[Dataset entries]
*** Block opens ***
template <int BLOCK_N, int MT, bool CONV, bool POOL, int OUT, bool BIG = false, bool HALO = false>
__global__ void __launch_bounds__(kNumThreads, 1)
igemm_bf16_kernel(const __grid_constant__ CUtensorMap tmap_a, const __grid_constant__ CUtensorMap tmap_b,
                  const IgemmParams p) {
  static_assert(!HALO || (CONV && BIG && OUT == kOutBf16), "HALO is a variant of the bf16 big-box conv");
  using C = Cfg<BLOCK_N, MT, HALO>;
  extern __shared__ uint8_t smem_raw[];
  uint8_t* smem = reinterpret_cast<uint8_t*>((reinterpret_cast<uintptr_t>(smem_raw) + 1023) & ~uintptr_t(1023));

  uint8_t* stage_base = smem;
  float* bias_s = reinterpret_cast<float*>(smem + C::kStages * C::kStageBytes);
  uint64_t* full_bar = reinterpret_cast<uint64_t*>(smem + C::kStages * C::kStageBytes + C::kBiasBytes);
  uint64_t* empty_bar = full_bar + C::kStages;
  uint64_t* tmem_full = empty_bar + C::kStages;
  uint64_t* tmem_empty = tmem_full + 2;
  uint32_t* tmem_slot = reinterpret_cast<uint32_t*>(tmem_empty + 2);

  const int warp = threadIdx.x >> 5;
  const int lane = threadIdx.x & 31;
  const int mn_tiles = p.num_m_tiles * p.num_n_tiles;
  const int ksplit = p.ksplit > 1 ? p.ksplit : 1;
  const int num_tiles = mn_tiles * ksplit;

  pdl_launch_dependents();
  if (warp == 0 && lane == 0) {
    tma_prefetch_desc(&tmap_a);
    tma_prefetch_desc(&tmap_b);
    for (int s = 0; s < C::kStages; ++s) {
      mbar_init(&full_bar[s], 1);
      mbar_init(&empty_bar[s], 1);
    }
    for (int s = 0; s < 2; ++s) {
      mbar_init(&tmem_full[s], 1);
      mbar_init(&tmem_empty[s], kEpiWarps);
    }
    mbar_fence_init();
  }
  if (warp == 1) tmem_alloc(tmem_slot, C::kTmemCols);
  tc_fence_before_sync();
  __syncthreads();
  tc_fence_after_sync();
  const uint32_t tmem_base = __shfl_sync(0xffffffffu, *tmem_slot, 0);
  pdl_wait();

  if (warp == 0) {
    if (elect_one()) {
      uint32_t stage = 0, phase = 0;
      for (int tile = blockIdx.x; tile < num_tiles; tile += gridDim.x) {
        int mn = tile, kb0 = 0, kb1 = p.num_kb;
        if (ksplit > 1) {
          const int ks = tile / mn_tiles;
          mn = tile - ks * mn_tiles;
          kb0 = p.num_kb * ks / ksplit;
          kb1 = p.num_kb * (ks + 1) / ksplit;
        }
        const int m_tile = mn / p.num_n_tiles;
        const int n_tile = mn - m_tile * p.num_n_tiles;
        int bx[4 * MT], by[4 * MT], bn[4 * MT];
        if (CONV && BIG) {
#pragma unroll
          for (int sub = 0; sub < MT; ++sub) {
            const int g = m_tile * MT + sub;
            const int n_img = g / p.boxes_per_img;
            const int r = g - n_img * p.boxes_per_img;
            const int yy = r / p.boxes_per_row;
            bn[sub] = n_img;
            by[sub] = yy * 4 * p.Hb;
            bx[sub] = (r - yy * p.boxes_per_row) * p.Wb;
          }
        } else if (CONV) {
#pragma unroll
          for (int q = 0; q < 4 * MT; ++q) {
            const int g = m_tile * 4 * MT + q;
            const int n_img = g / p.boxes_per_img;
            const int r = g - n_img * p.boxes_per_img;
            const int yy = r / p.boxes_per_row;
            bn[q] = n_img;
            by[q] = yy * p.Hb;
            bx[q] = (r - yy * p.boxes_per_row) * p.Wb;
          }
        }
        if (HALO) {
          for (int s = 0; s < 3 * p.cblks; ++s) {
            const int cbh = s / 3, dxi = s - cbh * 3;
            mbar_wait(&empty_bar[stage], phase ^ 1);
// ... 48 lines not shown
                            by[q] + dh, bn[q]);
            }
            if (++tap == 9) { tap = 0; ++cb; }
          } else {
            int a_kb = kb;
            if (p.split_nkb) {
              const int q = kb / p.split_nkb;
              const int pa = p.split_planes == 3 ? ((0x210100 >> (4 * (5 - q))) & 0xF) : (q == 1 ? 1 : 0);
              a_kb = pa * p.split_nkb + (kb - q * p.split_nkb);
            }
#pragma unroll
            for (int sub = 0; sub < MT; ++sub)
              tma_load_2d(a_dst + sub * kABytes, &tmap_a, &full_bar[stage], a_kb * kBlockK,
                          (m_tile * MT + sub) * kBlockM);
          }
          int b_kb = CONV ? b_conv_kb : kb;
          if (p.split_nkb) {
            const int q = kb / p.split_nkb;
            const int pb = p.split_planes == 3 ? ((0x012010 >> (4 * (5 - q))) & 0xF) : (q == 2 ? 1 : 0);
            b_kb = pb * p.split_nkb + (kb - q * p.split_nkb);
          }
          tma_load_2d(b_dst, &tmap_b, &full_bar[stage], b_kb * kBlockK, n_tile * BLOCK_N);
          if (++stage == C::kStages) { stage = 0; phase ^= 1; }
        }
      }
    }
  } else if (warp == 1) {
    const uint32_t idesc = p.f16 ? umma_idesc_f16_f32(kBlockM, BLOCK_N) : umma_idesc_bf16_f32(kBlockM, BLOCK_N);
    uint32_t stage = 0, phase = 0, it = 0;
    for (int tile = blockIdx.x; tile < num_tiles; tile += gridDim.x, ++it) {
      const uint32_t acc = it & 1, acc_phase = (it >> 1) & 1;
      int kb0 = 0, kb1 = p.num_kb;
      if (ksplit > 1) {
        const int ks = tile / mn_tiles;
        kb0 = p.num_kb * ks / ksplit;
        kb1 = p.num_kb * (ks + 1) / ksplit;
      }
      mbar_wait(&tmem_empty[acc], acc_phase ^ 1);
      tc_fence_after_sync();
      const uint32_t d_tmem = tmem_base + acc * (MT * BLOCK_N);
      if (HALO) {
        const int n_st = 3 * p.cblks;
        for (int s = 0; s < n_st; ++s) {
          mbar_wait(&full_bar[stage], phase);
          tc_fence_after_sync();
          if (elect_one()) {
            const uint32_t a_addr = smem_u32(stage_base + stage * C::kStageBytes);
            const uint32_t b_addr = a_addr + MT * kHaloBytes;
#pragma unroll
            for (int dyi = 0; dyi < 3; ++dyi) {
              const uint64_t b_desc = umma_desc_kmajor_sw128(b_addr + dyi * C::kBBytes);
#pragma unroll
              for (int sub = 0; sub < MT; ++sub) {
                const uint64_t a_desc = umma_desc_kmajor_sw128(a_addr + sub * kHaloBytes + dyi * (kHaloWb * kBlockK * 2));
#pragma unroll
                for (int k = 0; k < kBlockK / 16; ++k)
                  umma_bf16_ss(d_tmem + sub * BLOCK_N, a_desc + 2 * k, b_desc + 2 * k, idesc, (s | dyi | k) != 0);
              }
            }
            umma_commit(&empty_bar[stage]);
            if (s == n_st - 1) umma_commit(&tmem_full[acc]);
          }
          __syncwarp();
          if (++stage == C::kStages) { stage = 0; phase ^= 1; }
        }
        continue;
      }
      for (int kb = kb0; kb < kb1; ++kb) {
        mbar_wait(&full_bar[stage], phase);
        tc_fence_after_sync();
        if (elect_one()) {
          const uint32_t a_addr = smem_u32(stage_base + stage * C::kStageBytes);
          const uint64_t b_desc = umma_desc_kmajor_sw128(a_addr + MT * kABytes);
#pragma unroll
          for (int sub = 0; sub < MT; ++sub) {
            const uint64_t a_desc = umma_desc_kmajor_sw128(a_addr + sub * kABytes);
#pragma unroll
            for (int k = 0; k < kBlockK / 16; ++k)
              umma_bf16_ss(d_tmem + sub * BLOCK_N, a_desc + 2 * k, b_desc + 2 * k, idesc, ((kb - kb0) | k) != 0);
          }
          umma_commit(&empty_bar[stage]);
          if (kb == kb1 - 1) umma_commit(&tmem_full[acc]);
        }
        __syncwarp();
        if (++stage == C::kStages) { stage = 0; phase ^= 1; }
      }
    }
  } else {
    const int q = warp & 3;
    const int half = (warp - 2) >> 2;
    const int ep_tid = threadIdx.x - 64;
    uint32_t it = 0;
    for (int tile = blockIdx.x; tile < num_tiles; tile += gridDim.x, ++it) {
      int mn = tile, ks = 0;
      if (ksplit > 1) {
        ks = tile / mn_tiles;
        mn = tile - ks * mn_tiles;
      }
      const int m_tile = mn / p.num_n_tiles;
      const int n_tile = mn - m_tile * p.num_n_tiles;
      const int n0 = n_tile * BLOCK_N;
      const uint32_t acc = it & 1, acc_phase = (it >> 1) & 1;
      float* bias_t = bias_s + acc * BLOCK_N;
      for (int i = ep_tid; i < BLOCK_N; i += kEpiThreads)
        bias_t[i] = (p.bias && ks == 0) ? __ldg(p.bias + n0 + i) : 0.f;
      asm volatile("bar.sync 1, %0;" ::"n"(kEpiThreads) : "memory");

      mbar_wait(&tmem_full[acc], acc_phase);
      tc_fence_after_sync();
#pragma unroll 1
      for (int mt = (MT == 2 ? half : 0); mt < (MT == 2 ? half + 1 : 1); ++mt) {
      bool valid;
      size_t out_off;
      int sub = 0;
      if (CONV) {
        const int g = BIG ? (m_tile * MT + mt) : (m_tile * MT + mt) * 4 + q;
        const int n_img = g / p.boxes_per_img;
        const int r = g - n_img * p.boxes_per_img;
        const int yy = r / p.boxes_per_row;
        const int hh = lane / p.Wb, ww = lane - hh * p.Wb;
        const int h = BIG ? yy * 4 * p.Hb + q * p.Hb + hh : yy * p.Hb + hh;
        const int w = (r - yy * p.boxes_per_row) * p.Wb + ww;
        valid = n_img < p.M;
        if (POOL) {
          sub = (ww & 1) | ((hh & 1) << 1);
          out_off = static_cast<size_t>(n_img) * p.out_img_stride +
                    (static_cast<size_t>(h >> 1) * (p.W >> 1) + (w >> 1)) * p.N + n0;
        } else {
          out_off = static_cast<size_t>(n_img) * p.out_img_stride + (static_cast<size_t>(h) * p.W + w) * p.N + n0;
        }
      } else {
        const int row = (m_tile * MT + mt) * kBlockM + q * 32 + lane;
        valid = row < p.M;
        out_off = static_cast<size_t>(row) * p.ldo + n0;
      }

      const uint32_t t_addr = tmem_base + (static_cast<uint32_t>(q * 32) << 16) + acc * (MT * BLOCK_N) + mt * BLOCK_N;
      uint32_t sat_max = 0;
*** Block closes ***
Required action —
For this exercise, find all lines in the records containing the word "float" and copy them.

Response area —
  float* bias_s = reinterpret_cast<float*>(smem + C::kStages * C::kStageBytes);
      float* bias_t = bias_s + acc * BLOCK_N;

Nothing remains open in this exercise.